Source data
template <int NKT, bool MASKED, int RT>
__global__ __launch_bounds__(RT, RT == 256 ? 2 : 4) void attn_fwd_kernel(const bf16_t* __restrict__ qkv, bf16_t* __restrict__ out,
                                                         float* __restrict__ lse, const unsigned char* __restrict__ key_mask,
                                                         int Nmax, int H, float scale, const int* __restrict__ seq_off) {
  using G = AttnGeom<NKT>;
  constexpr int CH = 8;
  constexpr int NCH = (NKT + CH - 1) / CH;
  __shared__ __attribute__((aligned(16))) char smem[2 * G::RM_BYTES + G::NKP * 4];
  char* sK = smem;
  char* sV = smem + G::RM_BYTES;
  float* sMask = (float*)(smem + 2 * G::RM_BYTES);
  const int tid = threadIdx.x, lane = tid & 63, wid = tid >> 6;
  const int b = blockIdx.x / H, h = blockIdx.x - b * H;
  const int D = H * HD;
  const long long rs = 3LL * D;
  const long long row0 = seq_off ? (long long)seq_off[b] : (long long)b * Nmax;
  const int N = seq_off ? max(1, min(seq_off[b + 1] - seq_off[b], Nmax)) : Nmax;
  const bf16_t* base = qkv + row0 * rs + h * HD;

  fill_rowmajor<G::FILL, RT>(sK, base + D, rs, N, tid);
  fill_rowmajor<G::FILL, RT>(sV, base + 2 * D, rs, N, tid);
  for (int k = tid; k < G::NKP; k += RT)
    sMask[k] = (k < N && (!key_mask || key_mask[(long long)b * Nmax + k])) ? 0.f : -INFINITY;
  __syncthreads();

  const int fr = lane & 15, g = lane >> 4;
  const int nqb = (N + 15) >> 4;
  const float c2 = scale * 1.44269504088896f;
  bf16x8_t qf[2], qn[2];
  {
    const int qc0 = min(wid * 16 + fr, N - 1);
    qf[0] = load_frag_global(base, rs, qc0, g);
    qf[1] = load_frag_global(base, rs, qc0, 4 + g);
  }
  for (int qb = wid; qb < nqb; qb += RT / 64) {
    const int q = qb * 16 + fr;
    {
      const int qcn = min((qb + RT / 64) * 16 + fr, N - 1);
      qn[0] = load_frag_global(base, rs, qcn, g);
      qn[1] = load_frag_global(base, rs, qcn, 4 + g);
    }
    float m = -INFINITY, lp = 0.f;
    f32x4_t o[4];
#pragma unroll
    for (int nd = 0; nd < 4; ++nd) o[nd] = (f32x4_t){0.f, 0.f, 0.f, 0.f};
#pragma unroll 1
    for (int c = 0; c < NCH; ++c) {
      const int kt0 = c * CH;
      f32x4_t s[CH];
#pragma unroll
      for (int u = 0; u < CH; ++u) {
        s[u] = (f32x4_t){0.f, 0.f, 0.f, 0.f};
        if (kt0 + u < NKT) {
          const char* kr = sK + ((kt0 + u) * 16 + fr) * 128;
#pragma unroll
          for (int ks = 0; ks < 2; ++ks) {
            const bf16x8_t kf = *(const bf16x8_t*)(kr + (((ks * 4 + g) ^ (fr & 7)) << 4));
            s[u] = __builtin_amdgcn_mfma_f32_16x16x32_bf16(kf, qf[ks], s[u], 0, 0, 0);
          }
        }
      }
      float alpha;
      f32x2_t l2 = {0.f, 0.f};
      if constexpr (MASKED) {
        float bm = -INFINITY;
#pragma unroll
        for (int u = 0; u < CH; ++u)
          if (kt0 + u < NKT) {
            const float4 mk = *(const float4*)(sMask + (kt0 + u) * 16 + g * 4);
            const f32x2_t t0 = (f32x2_t){s[u][0], s[u][1]} * c2 + (f32x2_t){mk.x, mk.y};
            const f32x2_t t1 = (f32x2_t){s[u][2], s[u][3]} * c2 + (f32x2_t){mk.z, mk.w};
            s[u][0] = t0[0]; s[u][1] = t0[1]; s[u][2] = t1[0]; s[u][3] = t1[1];
            bm = fmaxf(fmaxf(bm, fmaxf(t0[0], t0[1])), fmaxf(t1[0], t1[1]));
          }
        bm = fmaxf(bm, __shfl_xor(bm, 16, 64));
        bm = fmaxf(bm, __shfl_xor(bm, 32, 64));
        const float mn = fmaxf(m, bm);
        const float ms = (mn == -INFINITY) ? 0.f : mn;
        alpha = __builtin_amdgcn_exp2f(m - ms);
        m = mn;
#pragma unroll
        for (int u = 0; u < CH; ++u)
          if (kt0 + u < NKT) {
            const f32x2_t d0 = (f32x2_t){s[u][0], s[u][1]} - ms, d1 = (f32x2_t){s[u][2], s[u][3]} - ms;
            const f32x2_t e0 = {__builtin_amdgcn_exp2f(d0[0]), __builtin_amdgcn_exp2f(d0[1])};
            const f32x2_t e1 = {__builtin_amdgcn_exp2f(d1[0]), __builtin_amdgcn_exp2f(d1[1])};
            s[u][0] = e0[0]; s[u][1] = e0[1]; s[u][2] = e1[0]; s[u][3] = e1[1];
            l2 += e0 + e1;
          }
      } else {
        float bm = fmaxf(fmaxf(s[0][0], s[0][1]), fmaxf(s[0][2], s[0][3]));
#pragma unroll
        for (int u = 1; u < CH; ++u)
          if (kt0 + u < NKT) bm = fmaxf(fmaxf(bm, fmaxf(s[u][0], s[u][1])), fmaxf(s[u][2], s[u][3]));
        bm = fmaxf(bm, __shfl_xor(bm, 16, 64));
        bm = fmaxf(bm, __shfl_xor(bm, 32, 64));
        const float mn = fmaxf(m, bm * c2);
        alpha = __builtin_amdgcn_exp2f(m - mn);
        m = mn;
        const float nm = -mn;
#pragma unroll
        for (int u = 0; u < CH; ++u)
          if (kt0 + u < NKT) {
            const f32x2_t d0 = (f32x2_t){s[u][0], s[u][1]} * c2 + nm, d1 = (f32x2_t){s[u][2], s[u][3]} * c2 + nm;
            f32x2_t e0 = {__builtin_amdgcn_exp2f(d0[0]), __builtin_amdgcn_exp2f(d0[1])};
            f32x2_t e1 = {__builtin_amdgcn_exp2f(d1[0]), __builtin_amdgcn_exp2f(d1[1])};
            if ((kt0 + u) * 16 + 16 > N) {
              const int k0 = (kt0 + u) * 16 + g * 4;
              e0[0] = k0 < N ? e0[0] : 0.f; e0[1] = k0 + 1 < N ? e0[1] : 0.f;
              e1[0] = k0 + 2 < N ? e1[0] : 0.f; e1[1] = k0 + 3 < N ? e1[1] : 0.f;
            }
            s[u][0] = e0[0]; s[u][1] = e0[1]; s[u][2] = e1[0]; s[u][3] = e1[1];
            l2 += e0 + e1;
          }
      }
      lp = lp * alpha + l2[0] + l2[1];
#pragma unroll
      for (int nd = 0; nd < 4; ++nd) {
        if (c > 0) o[nd] *= alpha;
#pragma unroll
        for (int t = 0; t < CH / 2; ++t)
          if (kt0 + 2 * t < NKT) {
            const bf16x8_t pf = pack_frag(s[2 * t], s[2 * t + 1]);
            const bf16x8_t vf = tr_frag(sV, (kt0 + 2 * t) * 16, nd * 16, lane);
            o[nd] = __builtin_amdgcn_mfma_f32_16x16x32_bf16(vf, pf, o[nd], 0, 0, 0);
          }
      }
    }
    float l = lp;
    l += __shfl_xor(l, 16, 64);
    l += __shfl_xor(l, 32, 64);
    const float inv = l > 0.f ? 1.f / l : 0.f;
    if (q < N) {
      if (g == 0) lse[((long long)b * H + h) * Nmax + q] = (m + __log2f(l)) * 0.693147180559945f;
#pragma unroll
      for (int nd = 0; nd < 4; ++nd) {
        const f32x4_t v = o[nd] * inv;
        uint2 pk; pk.x = pack2bf(v[0], v[1]); pk.y = pack2bf(v[2], v[3]);
        *(uint2*)(out + (row0 + q) * D + h * HD + nd * 16 + g * 4) = pk;
      }
    }
    qf[0] = qn[0]; qf[1] = qn[1];
  }
}

template <int NKT, bool MASKED, int RT>
__global__ __launch_bounds__(RT, 4) void attn_bwd_dq_kernel(const bf16_t* __restrict__ qkv, const bf16_t* __restrict__ o,
                                                          const bf16_t* __restrict__ dout, const float* __restrict__ lse,
                                                          const unsigned char* __restrict__ key_mask,
                                                          bf16_t* __restrict__ dqkv, float* __restrict__ delta,
                                                          int Nmax, int H, float scale, const int* __restrict__ seq_off) {
  using G = AttnGeom<NKT>;
  __shared__ __attribute__((aligned(16))) char smem[2 * G::RM_BYTES + G::NKP * 4];
  char* sK = smem;
  char* sV = smem + G::RM_BYTES;
  float* sMask = (float*)(smem + 2 * G::RM_BYTES);
  const int tid = threadIdx.x, lane = tid & 63, wid = tid >> 6;
  const int b = blockIdx.x / H, h = blockIdx.x - b * H;
  const int D = H * HD;
  const long long rs = 3LL * D;
  const long long row0 = seq_off ? (long long)seq_off[b] : (long long)b * Nmax;
  const int N = seq_off ? max(1, min(seq_off[b + 1] - seq_off[b], Nmax)) : Nmax;
  const bf16_t* base = qkv + row0 * rs + h * HD;
  const bf16_t* obase = o + row0 * D + h * HD;
  const bf16_t* dobase = dout + row0 * D + h * HD;

  fill_rowmajor<G::FILL, RT>(sK, base + D, rs, N, tid);
  fill_rowmajor<G::FILL, RT>(sV, base + 2 * D, rs, N, tid);
  for (int k = tid; k < G::NKP; k += RT)
    sMask[k] = (k < N && (!key_mask || key_mask[(long long)b * Nmax + k])) ? 0.f : -INFINITY;
  __syncthreads();

  const int fr = lane & 15, g = lane >> 4;
  const int nqb = (N + 15) >> 4;
  bf16x8_t qf[2], dof[2], of[2], qn[2], don[2], on[2];
  {
    const int qc0 = min(wid * 16 + fr, N - 1);
#pragma unroll
    for (int ks = 0; ks < 2; ++ks) {
      qf[ks] = load_frag_global(base, rs, qc0, ks * 4 + g);
      dof[ks] = load_frag_global(dobase, D, qc0, ks * 4 + g);
      of[ks] = load_frag_global(obase, D, qc0, ks * 4 + g);
    }
  }
  for (int qb = wid; qb < nqb; qb += RT / 64) {
    const int q = qb * 16 + fr;
    const int qc = min(q, N - 1);
    {
      const int qcn = min((qb + RT / 64) * 16 + fr, N - 1);
#pragma unroll
      for (int ks = 0; ks < 2; ++ks) {
        qn[ks] = load_frag_global(base, rs, qcn, ks * 4 + g);
        don[ks] = load_frag_global(dobase, D, qcn, ks * 4 + g);
        on[ks] = load_frag_global(obase, D, qcn, ks * 4 + g);
      }
    }
    float dl = 0.f;
#pragma unroll
    for (int ks = 0; ks < 2; ++ks)
#pragma unroll
      for (int e = 0; e < 8; ++e) dl += (float)dof[ks][e] * (float)of[ks][e];
    dl += __shfl_xor(dl, 16, 64);
    dl += __shfl_xor(dl, 32, 64);
    const float c2 = scale * 1.44269504088896f;
    const float nL2 = -lse[((long long)b * H + h) * Nmax + qc] * 1.44269504088896f;
    if (g == 0 && q < N) delta[((long long)b * H + h) * Nmax + q] = dl;

    f32x4_t acc[4];
#pragma unroll
    for (int nd = 0; nd < 4; ++nd) acc[nd] = (f32x4_t){0.f, 0.f, 0.f, 0.f};
#pragma unroll 1
    for (int t = 0; t < G::KS; ++t) {
      f32x4_t ds[2];
#pragma unroll
      for (int u = 0; u < 2; ++u) {
        const int kt = 2 * t + u;
        ds[u] = (f32x4_t){0.f, 0.f, 0.f, 0.f};
        if (kt < NKT) {
          f32x4_t s = {0.f, 0.f, 0.f, 0.f}, dp = {0.f, 0.f, 0.f, 0.f};
          const char* kr = sK + (kt * 16 + fr) * 128;
          const char* vr = sV + (kt * 16 + fr) * 128;
#pragma unroll
          for (int ks = 0; ks < 2; ++ks) {
            const int off = ((ks * 4 + g) ^ (fr & 7)) << 4;
            s = __builtin_amdgcn_mfma_f32_16x16x32_bf16(*(const bf16x8_t*)(kr + off), qf[ks], s, 0, 0, 0);
            dp = __builtin_amdgcn_mfma_f32_16x16x32_bf16(*(const bf16x8_t*)(vr + off), dof[ks], dp, 0, 0, 0);
          }
          if (MASKED || kt * 16 + 16 > N) {
            const float4 mk = *(const float4*)(sMask + kt * 16 + g * 4);
            const float mkv[4] = {mk.x, mk.y, mk.z, mk.w};
#pragma unroll
            for (int r = 0; r < 4; ++r) ds[u][r] = __builtin_amdgcn_exp2f(s[r] * c2 + (mkv[r] + nL2)) * (dp[r] - dl);
          } else {
            const f32x2_t t0 = (f32x2_t){s[0], s[1]} * c2 + nL2, t1 = (f32x2_t){s[2], s[3]} * c2 + nL2;
            const f32x2_t g0 = (f32x2_t){dp[0], dp[1]} - dl, g1 = (f32x2_t){dp[2], dp[3]} - dl;
            const f32x2_t d0 = (f32x2_t){__builtin_amdgcn_exp2f(t0[0]), __builtin_amdgcn_exp2f(t0[1])} * g0;
            const f32x2_t d1 = (f32x2_t){__builtin_amdgcn_exp2f(t1[0]), __builtin_amdgcn_exp2f(t1[1])} * g1;
            ds[u] = (f32x4_t){d0[0], d0[1], d1[0], d1[1]};
          }
        }
      }
      const bf16x8_t dsf = pack_frag(ds[0], ds[1]);
#pragma unroll
      for (int nd = 0; nd < 4; ++nd) {
        const bf16x8_t ktf = tr_frag(sK, t * 32, nd * 16, lane);
        acc[nd] = __builtin_amdgcn_mfma_f32_16x16x32_bf16(ktf, dsf, acc[nd], 0, 0, 0);
      }
    }
    if (q < N) {
#pragma unroll
      for (int nd = 0; nd < 4; ++nd) {
        const f32x4_t v = acc[nd] * scale;
        uint2 pk; pk.x = pack2bf(v[0], v[1]); pk.y = pack2bf(v[2], v[3]);
        *(uint2*)(dqkv + (row0 + q) * rs + h * HD + nd * 16 + g * 4) = pk;
      }
    }
#pragma unroll
    for (int ks = 0; ks < 2; ++ks) { qf[ks] = qn[ks]; dof[ks] = don[ks]; of[ks] = on[ks]; }
  }
}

Work item:
If a line in the entries above contains the word "delta", copy it.

Result for this task:
                                                          bf16_t* __restrict__ dqkv, float* __restrict__ delta,
    if (g == 0 && q < N) delta[((long long)b * H + h) * Nmax + q] = dl;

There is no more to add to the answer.